Ask HN: What Sucks About Facebook? - bl4k
The web tore through Friendster, Orkut, MySpace etc. Will Facebook be next, and if so, when? I realized that time was up for MySpace when I wasn't using it, and when people I knew where not using it. That gap was plugged by Facebook rather quickly, and it spread like a weed. Is Facebook still vulnerable? It would have been impossible to imagine MySpace dying the way it has, but it happen.<p>I now realize that I no longer use Facebook. I am there, but I rarely login anymore. Instead of listing my reasons, I wold prefer to hear from HN what they think sucks about Facebook. I spoke to some 'average users' and got some feedback from them as well, and it seems that Facebook could be a fad. So HN, Facebook: The next Google or MySpace and why?
======
audyyy
I deleted mine a few days ago. Hopefully I'll make it through the 14-days
where I can re-activate.

## My Facebook Rants:

* __Friends__ - A social network should just sense the people you're interested in and give updates accordingly. This would do away with your creepy co-worker demanding that you be his/her "friend." You wouldn't have to delete, and offend, that kid that you never spoke to in the 5th grade. In fact, Facebook kind of requires that its users adopt a kind of 5th grade mentality towards social interaction. "Will you be my girlfriend?"
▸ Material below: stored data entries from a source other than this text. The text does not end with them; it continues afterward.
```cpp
template <int H, bool GRID, int SAVE, int TERMS2 = 0>
static int launch_t(const FenerfModel* m, const SirenParams& p, void* stream) {
  const size_t lds = lds_bytes_16w(m, H);
  auto kfn = siren16w_kernel<H, GRID, SAVE, false, TERMS2>;
  if (int rc = ensure_dynamic_lds(reinterpret_cast<const void*>(kfn), lds)) return rc;
  const long long ntiles = (p.P + 15) / 16;
  long long blocks = (ntiles + NWAVE - 1) / NWAVE;
  if (blocks > m->num_cus) blocks = m->num_cus;
  if (blocks < 1) blocks = 1;
  hipLaunchKernelGGL(kfn, dim3((unsigned)blocks), dim3(512), lds, (hipStream_t)stream, p, m->n_geo, m->n_color, m->n_lab, m->C, FuseArgs<false>{});
  hipError_t e = hipGetLastError();
  return e == hipSuccess ? FENERF_OK : hip_fail16w(e, "siren16w launch");
}

}

static int launch_siren16w_one(const FenerfModel* m, const SirenParams& q, void* stream) {
  const bool g = m->grid_ch != 0;
  if (q.tape && q.tape_format == FENERF_TAPE_U16) {
    switch (m->H) {
      case 32: return g ? w16::launch_t<32, true, 2>(m, q, stream) : w16::launch_t<32, false, 2>(m, q, stream);
      case 64: return g ? w16::launch_t<64, true, 2>(m, q, stream) : w16::launch_t<64, false, 2>(m, q, stream);
      case 96: return g ? w16::launch_t<96, true, 2>(m, q, stream) : w16::launch_t<96, false, 2>(m, q, stream);
      case 128: return g ? w16::launch_t<128, true, 2>(m, q, stream) : w16::launch_t<128, false, 2>(m, q, stream);
      case 192: return g ? w16::launch_t<192, true, 2>(m, q, stream) : w16::launch_t<192, false, 2>(m, q, stream);
      case 256: return g ? w16::launch_t<256, true, 2>(m, q, stream) : w16::launch_t<256, false, 2>(m, q, stream);
    }
  }
  if (q.tape) {
    switch (m->H) {
      case 32: return g ? w16::launch_t<32, true, 1>(m, q, stream) : w16::launch_t<32, false, 1>(m, q, stream);
      case 64: return g ? w16::launch_t<64, true, 1>(m, q, stream) : w16::launch_t<64, false, 1>(m, q, stream);
      case 96: return g ? w16::launch_t<96, true, 1>(m, q, stream) : w16::launch_t<96, false, 1>(m, q, stream);
      case 128: return g ? w16::launch_t<128, true, 1>(m, q, stream) : w16::launch_t<128, false, 1>(m, q, stream);
      case 192: return g ? w16::launch_t<192, true, 1>(m, q, stream) : w16::launch_t<192, false, 1>(m, q, stream);
      case 256: return g ? w16::launch_t<256, true, 1>(m, q, stream) : w16::launch_t<256, false, 1>(m, q, stream);
    }
  }
  if (m->forward_mode == FENERF_FORWARD_F16X2) {
    switch (m->H) {
      case 32: return g ? w16::launch_t<32, true, 0, 1>(m, q, stream) : w16::launch_t<32, false, 0, 1>(m, q, stream);
      case 64: return g ? w16::launch_t<64, true, 0, 1>(m, q, stream) : w16::launch_t<64, false, 0, 1>(m, q, stream);
      case 96: return g ? w16::launch_t<96, true, 0, 1>(m, q, stream) : w16::launch_t<96, false, 0, 1>(m, q, stream);
      case 128: return g ? w16::launch_t<128, true, 0, 1>(m, q, stream) : w16::launch_t<128, false, 0, 1>(m, q, stream);
      case 192: return g ? w16::launch_t<192, true, 0, 1>(m, q, stream) : w16::launch_t<192, false, 0, 1>(m, q, stream);
      case 256: return g ? w16::launch_t<256, true, 0, 1>(m, q, stream) : w16::launch_t<256, false, 0, 1>(m, q, stream);
    }
  }
  if (m->forward_mode == FENERF_FORWARD_F16X3_COLOR_X2) {
    switch (m->H) {
      case 32: return g ? w16::launch_t<32, true, 0, 2>(m, q, stream) : w16::launch_t<32, false, 0, 2>(m, q, stream);
      case 64: return g ? w16::launch_t<64, true, 0, 2>(m, q, stream) : w16::launch_t<64, false, 0, 2>(m, q, stream);
      case 96: return g ? w16::launch_t<96, true, 0, 2>(m, q, stream) : w16::launch_t<96, false, 0, 2>(m, q, stream);
      case 128: return g ? w16::launch_t<128, true, 0, 2>(m, q, stream) : w16::launch_t<128, false, 0, 2>(m, q, stream);
      case 192: return g ? w16::launch_t<192, true, 0, 2>(m, q, stream) : w16::launch_t<192, false, 0, 2>(m, q, stream);
      case 256: return g ? w16::launch_t<256, true, 0, 2>(m, q, stream) : w16::launch_t<256, false, 0, 2>(m, q, stream);
    }
  }
  switch (m->H) {
    case 32: return g ? w16::launch_t<32, true, 0>(m, q, stream) : w16::launch_t<32, false, 0>(m, q, stream);
    case 64: return g ? w16::launch_t<64, true, 0>(m, q, stream) : w16::launch_t<64, false, 0>(m, q, stream);
    case 96: return g ? w16::launch_t<96, true, 0>(m, q, stream) : w16::launch_t<96, false, 0>(m, q, stream);
    case 128: return g ? w16::launch_t<128, true, 0>(m, q, stream) : w16::launch_t<128, false, 0>(m, q, stream);
    case 192: return g ? w16::launch_t<192, true, 0>(m, q, stream) : w16::launch_t<192, false, 0>(m, q, stream);
    case 256: return g ? w16::launch_t<256, true, 0>(m, q, stream) : w16::launch_t<256, false, 0>(m, q, stream);
  }
  set_error("unsupported hidden_dim");
  return FENERF_E_UNSUPPORTED;
}

bool fused_render_plan(const FenerfModel* m, long long B, long long R, int N, bool balanced_only, FusedRenderPlan* plan) {
  if (m->precision != FENERF_PREC_F16X3 || N < 3 || 2 * N > w16::FUSED_MAXM) return false;
  if (m->forward_mode != FENERF_FORWARD_F16X3) return false;
  int g = N, b = 128;
  while (b) { const int t = g % b; g = b; b = t; }
  const int G = 128 / g, opg = N / g;
  if (R % G != 0) return false;
  const long long groups = B * R / G, nocts = groups * opg;
  const long long cus = launch_cus(m);
  const long long blocks_f = groups < cus ? groups : cus, blocks_p = nocts < cus ? nocts : cus;
  if (balanced_only && (groups + blocks_f - 1) / blocks_f * opg > (nocts + blocks_p - 1) / blocks_p) return false;
  plan->rays_per_group = G; plan->octs_per_group = opg; plan->groups = groups; plan->blocks = (int)blocks_f;
  return true;
}

int launch_render16w_fused(const FenerfModel* m, const SirenParams& p, const FusedRenderPlan& plan, float* z_fine, float* out_fine,
                           const CompositeParams& coarse, const CompositeParams& final_, void* stream) {
  w16::FuseArgs<true> F;
  F.rays_per_group = plan.rays_per_group; F.octs_per_group = plan.octs_per_group; F.groups = plan.groups;
  F.total_rays = coarse.BR;
  F.z_fine = z_fine; F.out_fine = out_fine; F.coarse = coarse; F.final_ = final_;
  const bool g = m->grid_ch != 0;
  switch (m->H) {
    case 32: return g ? w16::launch_fused_t<32, true>(m, p, F, plan.blocks, stream) : w16::launch_fused_t<32, false>(m, p, F, plan.blocks, stream);
    case 64: return g ? w16::launch_fused_t<64, true>(m, p, F, plan.blocks, stream) : w16::launch_fused_t<64, false>(m, p, F, plan.blocks, stream);
    case 96: return g ? w16::launch_fused_t<96, true>(m, p, F, plan.blocks, stream) : w16::launch_fused_t<96, false>(m, p, F, plan.blocks, stream);
    case 128: return g ? w16::launch_fused_t<128, true>(m, p, F, plan.blocks, stream) : w16::launch_fused_t<128, false>(m, p, F, plan.blocks, stream);
    case 192: return g ? w16::launch_fused_t<192, true>(m, p, F, plan.blocks, stream) : w16::launch_fused_t<192, false>(m, p, F, plan.blocks, stream);
    case 256: return g ? w16::launch_fused_t<256, true>(m, p, F, plan.blocks, stream) : w16::launch_fused_t<256, false>(m, p, F, plan.blocks, stream);
  }
  set_error("unsupported hidden_dim");
  return FENERF_E_UNSUPPORTED;
}

int launch_siren16w(const FenerfModel* m, const SirenParams& p, void* stream) {
  if (p.P <= 0) return FENERF_OK;
  if (p.pts_per_image % 32 == 0 || p.P == p.pts_per_image) return launch_siren16w_one(m, p, stream);
  const long long nimg = p.P / p.pts_per_image;
  const int L = m->L, H = m->H;
  for (long long b = 0; b < nimg; ++b) {
    SirenParams q = p;
    q.P = p.pts_per_image;
    q.fp = p.fp + (size_t)b * L * H;
    q.pp = p.pp + (size_t)b * L * H;
    if (p.raw_fg) {
      q.raw_fg = p.raw_fg + (size_t)b * m->n_geo * H; q.raw_pg = p.raw_pg + (size_t)b * m->n_geo * H;
      q.raw_fa = p.raw_fa + (size_t)b * m->n_color * H; q.raw_pa = p.raw_pa + (size_t)b * m->n_color * H;
      q.n_images = 1;
    }
    q.out = p.out + (size_t)b * p.pts_per_image * m->C;
    if (p.points) {
      q.points = p.points + (size_t)b * p.pts_per_image * 3;
      if (p.pdirs) q.pdirs = p.pdirs + (size_t)b * p.pts_per_image * 3;
    } else {
      const long long rays = p.pts_per_image / p.n_per_ray;
      q.origins = p.origins + (size_t)b * rays * 3;
      q.dirs = p.dirs + (size_t)b * rays * 3;
      q.z = p.z + (size_t)b * p.pts_per_image;
    }
    int rc = launch_siren16w_one(m, q, stream);
    if (rc) return rc;
  }
  return FENERF_OK;
}

}
```

Baseline: 6.020 million rays/s.

## Defer last FiLM epilogue block into next layer's MFMA chunks

Moves the final output-block FiLM/sine epilogue of each SIREN layer out of the layer tail and spreads it across the first chunk steps of the next layer (and the head), so the epilogue ALU work overlaps the next layer's MFMAs and weight streaming. The next layer's film prefetch is delayed until the deferred pieces have been issued. Layer 0 is restructured to batch all MFMAs first and double-buffer film loads with sched barriers. Branches are made opaque/scalar via readfirstlane flags so both variants of the layer body are not merged. This raises register pressure (acc_last and the extra film buffers) and adds code size, which risks spills at 512-thread launch bounds.

Measured after the change: 6.108 million rays/s, median of 6. +1.5%, better.

```diff
diff --git a/fenerf_amd/csrc/fenerf_siren_f16w.hip b/fenerf_amd/csrc/fenerf_siren_f16w.hip
--- a/fenerf_amd/csrc/fenerf_siren_f16w.hip
+++ b/fenerf_amd/csrc/fenerf_siren_f16w.hip
@@ -54,6 +54,11 @@
   return v;
 }
 #define WAIT_VMCNT(n) asm volatile("s_waitcnt vmcnt(%0)" ::"n"(n) : "memory")
+__device__ __forceinline__ bool opaque_flag(bool b) {
+  int v = b;
+  asm volatile("" : "+v"(v));
+  return __builtin_amdgcn_readfirstlane(v) != 0;
+}
 template <class T>
 __device__ __forceinline__ T* uniform_ptr(T* p) {
   const unsigned long long v = reinterpret_cast<unsigned long long>(p);
@@ -271,6 +276,8 @@
   constexpr int SQ_CHUNKS = pad_stage(NB * QB * CH) / CH;
   constexpr int C0_CHUNKS = pad_stage(NB * C0_QB * CH) / CH;
   constexpr int HEAD_CHUNKS = pad_stage(QB * CH) / CH;
+  constexpr bool DEFER = QB >= 2;
+  constexpr int QBD = !DEFER ? 1 : (QB - 1 < 4 ? QB - 1 : 4);
   extern __shared__ __attribute__((aligned(16))) float4 smem[];
 
   if (P.clk && threadIdx.x == 0) {
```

OkCupid gets this part right. You can add people as friends but updates from
people you've recently stalked show up in your feed automatically. If OkCupid
wasn't a dating-oriented site, it wouldn't make a bad social networking site.
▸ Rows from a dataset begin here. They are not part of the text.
template <int KK, int DBG = 0>
__global__ __launch_bounds__(AGG_THREADS, 1) void k_fc1_agg_reg(
    const float *__restrict__ P, const float *__restrict__ efeat, const float *__restrict__ time_w, long long num_nodes,
    long long num_edges, int F, long long N, int M, const int *__restrict__ nbr, const int *__restrict__ eix,
    const float *__restrict__ dt, const float *__restrict__ w, const float *__restrict__ Wfrag,
    const float *__restrict__ b1, float *__restrict__ H, float *__restrict__ S, int *status,
    const int *gate_word, int gate_target, int *gate_latch)
{
    constexpr int D = 100, T = 100, DP = 112, ROWS = 80, RQ = ROWS / KK;
    static_assert(KK % 4 == 0 && ROWS % KK == 0, "groups of 4 rows must not straddle query rows");
    __shared__ int s_nb[AGG_WAVES][ROWS];
    __shared__ __attribute__((aligned(16))) float s_dt[AGG_WAVES][ROWS];
    __shared__ __attribute__((aligned(16))) float s_w[AGG_WAVES][ROWS];
    __shared__ float s_sum[AGG_WAVES][4];
    __shared__ __attribute__((aligned(16))) float s_ef[AGG_WAVES][ROWS * 4];
    const int lane = threadIdx.x & 63, wave = threadIdx.x >> 6;
    const int r16 = lane & 15, g4 = lane >> 4;
    int *nb_s = s_nb[wave];
    float *dt_s = s_dt[wave], *w_s = s_w[wave], *sum_s = s_sum[wave], *ef_s = s_ef[wave];
#ifdef ZT_DIAG
    const unsigned long long wall_in = DBG ? __builtin_amdgcn_s_memrealtime() : 0ull;
#endif

    float Breg[REG_NB][REG_NS];
    {
        const f32x4 *Wf = reinterpret_cast<const f32x4 *>(Wfrag) + lane;
        static_assert(REG_FRAG_GROUPS % 2 == 0, "two batches");
        constexpr int HB = REG_FRAG_GROUPS / 2;
#pragma unroll
        for (int half = 0; half < 2; ++half) {
            f32x4 v[HB];
#pragma unroll
            for (int i = 0; i < HB; ++i) v[i] = Wf[(half * HB + i) * 64];
            __builtin_amdgcn_sched_barrier(0);
#pragma unroll
            for (int i = 0; i < HB; ++i)
#pragma unroll
                for (int e = 0; e < 4; ++e) {
                    const int q = 4 * (half * HB + i) + e;
                    if (q < REG_NB * REG_NS) asm volatile("v_accvgpr_write_b32 %0, %1" : "=a"(Breg[q / REG_NS][q % REG_NS]) : "v"(v[i][e]));
                }
            __builtin_amdgcn_sched_barrier(0);
        }
    }
    float freq[REG_NS];
#pragma unroll
    for (int st = 0; st < REG_NS; ++st) {
        const int kc = 4 * st + g4 - F;
        freq[st] = (kc >= 0 && kc < T) ? time_w[kc] : 0.f;
    }
    float bias[REG_NB];
#pragma unroll
    for (int b = 0; b < REG_NB; ++b) bias[b] = (16 * b + r16) < D ? b1[16 * b + r16] : 0.f;

#ifdef ZT_DIAG
    const unsigned long long clk0 = DBG ? __builtin_amdgcn_s_memtime() : 0ull, wall0 = DBG ? __builtin_amdgcn_s_memrealtime() : 0ull;
#endif
    const long long tpm = (N + RQ - 1) / RQ;
    const long long n_tiles = tpm * M;
    const long long stride = (long long)gridDim.x * AGG_WAVES;
    long long tile = (long long)blockIdx.x * AGG_WAVES + wave;

    int pf_nb[2] = {0, 0}, pf_ei[2] = {0, 0};
    float pf_dt[2] = {0.f, 0.f}, pf_w[2] = {0.f, 0.f};
    auto fetch = [&](long long t) {
        const long long m = t / tpm, q0 = (t - m * tpm) * RQ;
        const int rows = (int)((N - q0) < RQ ? (N - q0) : RQ) * KK;
        const size_t mb = ((size_t)m * N + q0) * KK;
#pragma unroll
        for (int h = 0; h < 2; ++h) {
            const int row = h * 64 + lane;
            const bool in = row < rows && (h == 0 || lane < ROWS - 64);
            pf_nb[h] = in ? nbr[mb + row] : 0;
            pf_ei[h] = in ? eix[mb + row] : 0;
            pf_dt[h] = in ? dt[mb + row] : 0.f;
            pf_w[h] = in ? w[mb + row] : 0.f;
        }
    };
    float pf_ef[2][4] = {{0.f, 0.f, 0.f, 0.f}, {0.f, 0.f, 0.f, 0.f}};
    auto fetch_ef = [&]() {
#pragma unroll
        for (int h = 0; h < 2; ++h) {
            const int ei = pf_ei[h];
            const bool ok = ei >= 0 && ei < num_edges && (h == 0 || lane < ROWS - 64);
#pragma unroll
            for (int c = 0; c < 4; ++c) pf_ef[h][c] = (ok && c < F) ? efeat[(size_t)ei * F + c] : 0.f;
        }
    };
    member_gate_enter(gate_word, gate_target, status, gate_latch);
    if (tile < n_tiles) { fetch(tile); fetch_ef(); }

#pragma nounroll
    for (; tile < n_tiles; tile += stride) {
        const long long m = tile / tpm, q0 = (tile - m * tpm) * RQ;
        const int nq = (int)((N - q0) < RQ ? (N - q0) : RQ);
#pragma unroll
        for (int h = 0; h < 2; ++h) {
            const int row = h * 64 + lane;
            if (h == 0 || lane < ROWS - 64) {
                int nb = pf_nb[h], ei = pf_ei[h];
                if (nb < 0 || nb >= num_nodes || ei < 0 || ei >= num_edges) { atomicExch(status, ZT_ERR_RANGE); nb = 0; ei = 0; }
                nb_s[row] = nb; dt_s[row] = pf_dt[h]; w_s[row] = pf_w[h];
                *reinterpret_cast<f32x4 *>(ef_s + 4 * row) = f32x4{pf_ef[h][0], pf_ef[h][1], pf_ef[h][2], pf_ef[h][3]};
            }
        }
        wave_sync();
        if (lane < RQ) {
            f32x4 wv[KK / 4];
#pragma unroll
            for (int j = 0; j < KK / 4; ++j) wv[j] = *reinterpret_cast<const f32x4 *>(w_s + lane * KK + 4 * j);
            float sm = 0.f;
#pragma unroll
            for (int j = 0; j < KK; ++j) sm += wv[j / 4][j % 4];
            sum_s[lane] = sm;
            if (lane < nq) S[(size_t)m * N + q0 + lane] = (sm == 0.f) ? 0.f : 1.f;
        }
        wave_sync();
#pragma unroll
        for (int h = 0; h < 2; ++h) {
            const int row = h * 64 + lane;
            if (h == 0 || lane < ROWS - 64) {
                const float qs = sum_s[row / KK];
                w_s[row] = (qs == 0.f) ? 0.f : pf_w[h] / qs;
            }
        }
        wave_sync();
        const bool has_next = tile + stride < n_tiles;
        if (has_next) fetch(tile + stride);

        float Hloc[RQ][REG_NB];
#pragma unroll
        for (int q = 0; q < RQ; ++q)
#pragma unroll
            for (int b = 0; b < REG_NB; ++b) Hloc[q][b] = 0.f;

        f32x4 acc[REG_NB];
        float accv[REG_NB][4], Pv[2][REG_NB][4], wn_cur[4], wn_prv[4];
        auto load_P = [&](int x) {
            const int4 nb4 = *reinterpret_cast<const int4 *>(nb_s + x * 16 + 4 * g4);
            const float *p0 = P + (size_t)nb4.x * DP + r16, *p1 = P + (size_t)nb4.y * DP + r16,
                        *p2 = P + (size_t)nb4.z * DP + r16, *p3 = P + (size_t)nb4.w * DP + r16;
#pragma unroll
            for (int b = 0; b < REG_NB; ++b) {
                Pv[x & 1][b][0] = p0[16 * b]; Pv[x & 1][b][1] = p1[16 * b]; Pv[x & 1][b][2] = p2[16 * b]; Pv[x & 1][b][3] = p3[16 * b];
            }
        };
        if (!(DBG & 4)) { load_P(0); load_P(1); }
#pragma unroll
        for (int a = 0; a <= 5; ++a) {
            float dta = 0.f, A_next[2] = {0.f, 0.f};
            if (a > 0) {
#pragma unroll
                for (int b = 0; b < REG_NB; ++b)
#pragma unroll
                    for (int j = 0; j < 4; ++j) accv[b][j] = acc[b][j];
#pragma unroll
                for (int j = 0; j < 4; ++j) wn_prv[j] = wn_cur[j];
            }
            if (a < 5) {
                dta = dt_s[a * 16 + r16];
                const float ef = ef_s[4 * (a * 16 + r16) + (g4 & 3)];
                const f32x4 w4 = *reinterpret_cast<const f32x4 *>(w_s + a * 16 + 4 * g4);
#pragma unroll
                for (int j = 0; j < 4; ++j) wn_cur[j] = w4[j];
#pragma unroll
                for (int b = 0; b < REG_NB; ++b) acc[b] = f32x4{bias[b], bias[b], bias[b], bias[b]};
                A_next[0] = (DBG & 1) ? dta * freq[0] : time_cosf_rev(dta * freq[0]);
                A_next[1] = (DBG & 1) ? dta * freq[1] : time_cosf_rev(dta * freq[1]);
                if (g4 < F) A_next[0] = ef;
                if (a == 2 && has_next) fetch_ef();
            }
            __builtin_amdgcn_sched_barrier(0);
            const int ap = a > 0 ? a - 1 : 0;
            const int q_lo = (16 * ap) / KK, q_hi = (16 * ap + 15) / KK;
#pragma unroll
            for (int st0 = 0; st0 < REG_NS; st0 += 2) {
                if (a == 5 && st0 >= REG_NB) break;
                const float A_cur[2] = {A_next[0], A_next[1]};
                if (a < 5) {
#pragma unroll
                    for (int u = 0; u < 2; ++u)
                        if (st0 + 2 + u < REG_NS)
                            A_next[u] = (DBG & 1) ? dta * freq[st0 + 2 + u] : time_cosf_rev(dta * freq[st0 + 2 + u]);
#pragma unroll
                    for (int u = 0; u < 2; ++u)
#pragma unroll
                        for (int b = 0; b < REG_NB; ++b)
                            acc[b] = __builtin_amdgcn_mfma_f32_16x16x4f32(A_cur[u], Breg[b][st0 + u], acc[b], 0, 0, 0);
                }
#pragma unroll
                for (int u = 0; u < 2; ++u) {
                    const int st = st0 + u;
                    if (!(a > 0 && st < REG_NB)) continue;
                    const int b = st;
                    float part = 0.f;
#pragma unroll
                    for (int j = 0; j < 4; ++j) {
                        float v = accv[b][j] + ((DBG & 2) ? 0.f : Pv[ap & 1][b][j]);
                        v = v > 0.f ? v : 0.f;
                        part += (DBG & 2) ? v : v * wn_prv[j];
                    }
                    if (DBG & 2) {
                        Hloc[q_lo][b] += part;
                    } else {
                        const int pi = __float_as_int(part);
                        const auto h = __builtin_amdgcn_permlane32_swap(pi, pi, false, false);
                        const auto lo = __builtin_amdgcn_permlane16_swap(h[0], h[0], false, false);
                        const auto hi = __builtin_amdgcn_permlane16_swap(h[1], h[1], false, false);
                        const float pg[4] = {__int_as_float(lo[0]), __int_as_float(lo[1]), __int_as_float(hi[0]), __int_as_float(hi[1])};
#pragma unroll
                        for (int g = 0; g < 4; ++g) {
                            const int q = (16 * ap + 4 * g) / KK;
                            if (q < RQ) Hloc[q][b] += pg[g];
                        }
                    }
                    asm volatile("" : "+v"(Hloc[q_lo][b]));
                    if (q_hi != q_lo && q_hi < RQ) asm volatile("" : "+v"(Hloc[q_hi][b]));
                }
                if (a >= 1 && a <= 3 && st0 == REG_NB + 1 && !(DBG & 4)) load_P(a + 1);
                __builtin_amdgcn_sched_barrier(0);
            }
        }
#pragma unroll
        for (int q = 0; q < RQ; ++q) {
            if (g4 == (q & 3) && q < nq) {
                float *hrow = H + ((size_t)m * N + q0 + q) * D;
#pragma unroll
                for (int b = 0; b < REG_NB; ++b)
                    if (16 * b + r16 < D) hrow[16 * b + r16] = Hloc[q][b];
            }
        }
        wave_sync();
    }
#ifdef ZT_DIAG
    if (DBG && lane == 0 && blockIdx.x * AGG_WAVES + wave < 1024) {
        unsigned long long *o = g_regclk + 4 * (blockIdx.x * AGG_WAVES + wave);
        o[0] = __builtin_amdgcn_s_memtime() - clk0; o[1] = wall0; o[2] = __builtin_amdgcn_s_memrealtime();
        o[3] = wall_in;
    }
#endif
}


constexpr int EO3_NT = 7, EO3_KC = 7, EO3_DP = 112, EO3_LDY = 116;
constexpr int EO3_FRAG = EO3_NT * EO3_KC * 256;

* __The e-mails__ - I block Facebook emails on gmail. There really should be a way to opt-out of this. It's annoying.

* __Tagging__ - This seemed neat at first and was what probably made Facebook popular in the Facebook but it was a mistake. When I had Facebook, I just blocked anyone from seeing pictures I was tagged in. If I went to a party or something; I would avoid cameras because I didn't want to have to worry about a picture of me drinking and playing dice in an alley to show up on my wall.

* __Vendor Lock-In__ - You can't download your own profile pictures, status updates, etc without the use of some ephemeral 3rd party tool that probably won't exist for very long.

* __The 14-day re-activation period__ - I quit smoking after 6 years; it was easier.

(Just pretend that HN supports markdown :)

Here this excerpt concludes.